Pooled dose-response association between coffee consumption and cancer mortality. Solid lines represent relative risk (RR), dashed lines represent 95% confidence intervals
A total of nine studies including 14,694 deaths and 2,101,160 subjects reported the association between coffee consumption and respiratory disease mortality [8, 9, 13, 27, 31, 33, 35, 38, 43]. The pooled RR for highest versus lowest consumption was 0.90 (95% CI 0.75–1.07) (Table 2). There was some evidence of non-linearity in the analyses of mortality from respiratory disease (P for non-linearity < 0.0001) (Fig. 5). Despite significant non-linearity, RRs were reduced sequentially from 1 through to 6.5 cups/day by 28%. A total of four studies including 4010 deaths and 886,933 subjects provided the estimates for the association between coffee consumption and diabetes mortality [8, 9, 27, 33]. The pooled RR for highest versus lowest consumption was 0.76 (95% CI 0.65–0.90) (Table 2). A non-linear inverse association between coffee consumption and diabetes mortality (P for non-linearity = 0.006) was observed, showing most of the reduction in risk for consumption of 2.5 cups/day (RR = 0.70, 95% CI 0.60–0.81) (Fig. 6). A total of six studies including 3330 deaths and 141,783 subjects reported the association between coffee consumption and mortality from non-CVD and non-cancer causes [7, 14, 26, 34, 36, 45]. The pooled RR for highest versus lowest consumption was 0.65 (95% CI 0.51–0.83) (Table 2). The pooled RR for 1 cup/day increment of coffee consumption was 0.93 (95% CI 0.91–0.96), and there was little evidence of non-linearity (P for non-linearity = 0.054) (Fig. 7).
Pooled dose-response association between coffee consumption and respiratory disease mortality. Solid lines represent relative risk (RR), dashed lines represent 95% confidence intervals
Pooled dose-response association between coffee consumption and diabetes mortality. Solid lines represent relative risk (RR), dashed lines represent 95% confidence intervals
Pooled dose-response association between coffee consumption and mortality from non-CVD, noncancer causes.
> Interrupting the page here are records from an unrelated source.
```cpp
void launch_ivf_tile_half(const float *codes, const int64_t *list_off, const int *list_len, const int64_t *tpass_off,
                          int nlist, int64_t total_pass, int d, float scale, void *dst, hipStream_t st,
                          const int64_t *pass_ids) {
    if (total_pass <= 0) return;
    HIPANN_REQUIRE(total_pass < (int64_t)0x7fffffff, "too many passes");
    hipLaunchKernelGGL(ivf_tile_half, dim3((unsigned)total_pass), dim3(256), 0, st, codes, list_off, list_len, tpass_off,
                       nlist, d, mh_nsup(d), scale, static_cast<uint4 *>(dst), pass_ids);
    HIPANN_CHECK(hipGetLastError());
}

void launch_ivf_half_residual(const float *codes, int64_t n, int d, float scale, unsigned *out, hipStream_t st) {
    HIPANN_CHECK(hipMemsetAsync(out, 0, sizeof(unsigned), st));
    if (n <= 0) return;
    HIPANN_REQUIRE(ceil_div(n, 4) < (int64_t)0x7fffffff, "too many rows");
    hipLaunchKernelGGL(ivf_half_residual, dim3((unsigned)ceil_div(n, 4)), dim3(256), 0, st, codes, n, d, scale,
                       1.f / scale, out);
    HIPANN_CHECK(hipGetLastError());
}

void launch_ivf_append_rows(const float *rows, const float *norms, const int64_t *dst, const int64_t *ids_in, int64_t n,
                            int d, float *codes, int64_t *ids, float *xnorm, const int *newlen, int *list_len, int nlist,
                            float hscale, unsigned *stat, hipStream_t st) {
    int64_t blocks = std::max(ceil_div(n, (int64_t)4), ceil_div((int64_t)nlist, (int64_t)256));
    if (!dst) blocks = std::min<int64_t>(blocks, 64);
    HIPANN_REQUIRE(blocks < (int64_t)0x7fffffff, "append block too large");
    if (stat) HIPANN_CHECK(hipMemsetAsync(stat, 0, sizeof(unsigned) * 4, st));
    hipLaunchKernelGGL(ivf_append_rows, dim3((unsigned)blocks), dim3(256), 0, st, rows, norms, dst, ids_in, n, d, codes,
                       ids, xnorm, newlen, list_len, nlist, hscale, stat);
    HIPANN_CHECK(hipGetLastError());
}

void launch_ivf_split_queries_h(const float *Q, int64_t nq, int d, int es, void *qsplit, float *its, float *qres,
                                float *qn, hipStream_t st) {
    if (nq <= 0) return;
    const int vec4 = (d % 4 == 0) && ((uintptr_t)Q % 16 == 0);
    hipLaunchKernelGGL(ivf_split_queries_h, dim3((unsigned)ceil_div(nq, 4)), dim3(256), 0, st, Q, nq, d, mh_nsup(d), es,
                       static_cast<uint4 *>(qsplit), its, qres, qn, vec4);
    HIPANN_CHECK(hipGetLastError());
}

void launch_ivf_scan_mfma_h(int64_t nq, const void *qsplit, const float *its, float *qres, const float *qn, int d,
                            int metric, const void *codes_h, const int64_t *tpass_off, const float *xn,
                            const int64_t *list_off, const int *list_len, const int *cnt, const int *bucket_off,
                            const int *item_off, const int *bucket, const int *slot_off, int nlist, int nprobe, int k,
                            int64_t max_items, unsigned *qbound, float *pd, int *pi, hipStream_t st, int sub, int i8mode,
                            const float *xs8, const float *xr8, const float *qhn) {
    if (max_items <= 0 || nq <= 0) return;
    HIPANN_REQUIRE(max_items < (int64_t)0x7fffffff, "too many IVF work items");
    HIPANN_REQUIRE(qsplit && its && qres && codes_h, "fp16 IVF scan: missing buffers");
    HIPANN_REQUIRE(i8mode ? ivf_mfma_i8_supported(d, k) && xs8 : ivf_mfma_h_supported(d, k),
                   "fp16 / int8 IVF scan needs k <= 16 (int8: scales and prepared queries)");
    HIPANN_REQUIRE(metric == kIP || (qn && xn), "decomposed L2 scan needs query and row norms");
    HIPANN_REQUIRE(!i8mode || metric == kIP || (xr8 && qhn), "int8 L2 scan needs the rows' residuals and the queries' norms");
    const uint4 *qs = static_cast<const uint4 *>(qsplit);
    const int group = i8mode ? ivf_mfma_i8_group(d) : mh_group_packed(d);
    const size_t merge = (size_t)(MF_WAVES / 2) * MH_QTW * 4 * 64 * sizeof(float2);
    const size_t per_q = i8mode ? (size_t)(mi_nsup(d) * 16 + 8) * 4 + 16 : (size_t)mh_stride(d) * 4 + 8;
    const size_t smem = std::max((size_t)ivf_group_wide(group) * per_q, merge);
    HIPANN_REQUIRE(smem <= MF_LDS_MAX, "fp16 IVF scan: LDS image too large");
    HIPANN_REQUIRE(nq < (int64_t)0x7fffffff, "fp16 IVF scan: batch too large");
    dim3 grid((unsigned)max_items), block(MF_THREADS);
    const uint4 *ch = static_cast<const uint4 *>(codes_h);
    static const int remap = [] { const char *e = std::getenv("HIPANN_IVF_REMAP"); return !e || std::atoi(e) ? 1 : 0; }();
#define MH_LAUNCH_ARGS qs, qn, its, d, ch, tpass_off, xn, list_off, list_len, cnt, bucket_off, item_off, bucket, slot_off, nlist, nprobe, \
                       group, k, sub, qbound, pd, pi, qres, (int)nq, remap, xs8, xr8, qhn
    if (i8mode) {
        if (metric == kIP) hipLaunchKernelGGL((ivf_scan_mfma_h<true, true>), grid, block, smem, st, MH_LAUNCH_ARGS);
        else hipLaunchKernelGGL((ivf_scan_mfma_h<false, true>), grid, block, smem, st, MH_LAUNCH_ARGS);
    } else {
        if (metric == kIP) hipLaunchKernelGGL((ivf_scan_mfma_h<true, false>), grid, block, smem, st, MH_LAUNCH_ARGS);
        else hipLaunchKernelGGL((ivf_scan_mfma_h<false, false>), grid, block, smem, st, MH_LAUNCH_ARGS);
    }
#undef MH_LAUNCH_ARGS
    HIPANN_CHECK(hipGetLastError());
}

}
```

Solid lines represent relative risk (RR), dashed lines represent 95% confidence intervals
Stratified analyses of all-cause mortality for coffee consumption
When we conducted a stratified analysis by alcohol consumption, the inverse association was suggestively stronger among heavy drinkers (RR = 0.80, 95% CI 0.71–0.91) compared with low alcohol drinkers (RR = 0.87, 95% CI 0.79–0.95) (P for low vs. high alcohol consumption = 0.46) (Table 3). By smoking status, the results from non-smokers (RR = 0.85, 95% CI 0.80–0.90) showed a suggestively stronger inverse association than those from smokers (RR = 0.88, 95% CI 0.81–0.96) (P for non-smokers vs. smokers = 0.42). There was some evidence of difference in RRs by geographic region. A significant inverse association was observed among studies in Europe (RR = 0.81, 95% CI 0.74–0.88) and Asia (RR = 0.83, 95% CI 0.76–0.91), while a non-significant inverse association was shown among studies in the US (RR = 0.96, 95% CI 0.89–1.03). No significant differences were found by baseline age, overweight status, sex, and caffeine content of coffee (P for difference > 0.6 in all comparisons).
The stratified dose–response meta-analysis by age showed similar results for younger people (< 60 years) (RR = 0.96, 95% CI 0.94–0.98) and older people (≥ 60 years) (RR = 0.96, 95% CI 0.95–0.97) for 1 cup/day increment of coffee consumption (Table 3). However, we found evidence of a non-linear association in both younger people (P for non-linearity < 0.001) and older people (P for non-linearity = 0.003) (Fig. 8). The pooled RR showed the greatest reduction at consumption of 6.5 cups/day in younger people (RR = 0.78, 95% CI 0.75–0.82) and 4.5 cups/day in older people (RR = 0.85, 95% CI 0.80–0.91), compared with no coffee consumption. The inverse association was slightly stronger in younger people (RR = 0.80, 95% CI 0.77–0.82) than older people (RR = 0.86, 95% CI 0.82–0.91) at consumption of 3.5 cups/day. By smoking status, the inverse association was slightly stronger in non-smokers than smokers (P for non-smokers vs. smokers = 0.33) (Table 3).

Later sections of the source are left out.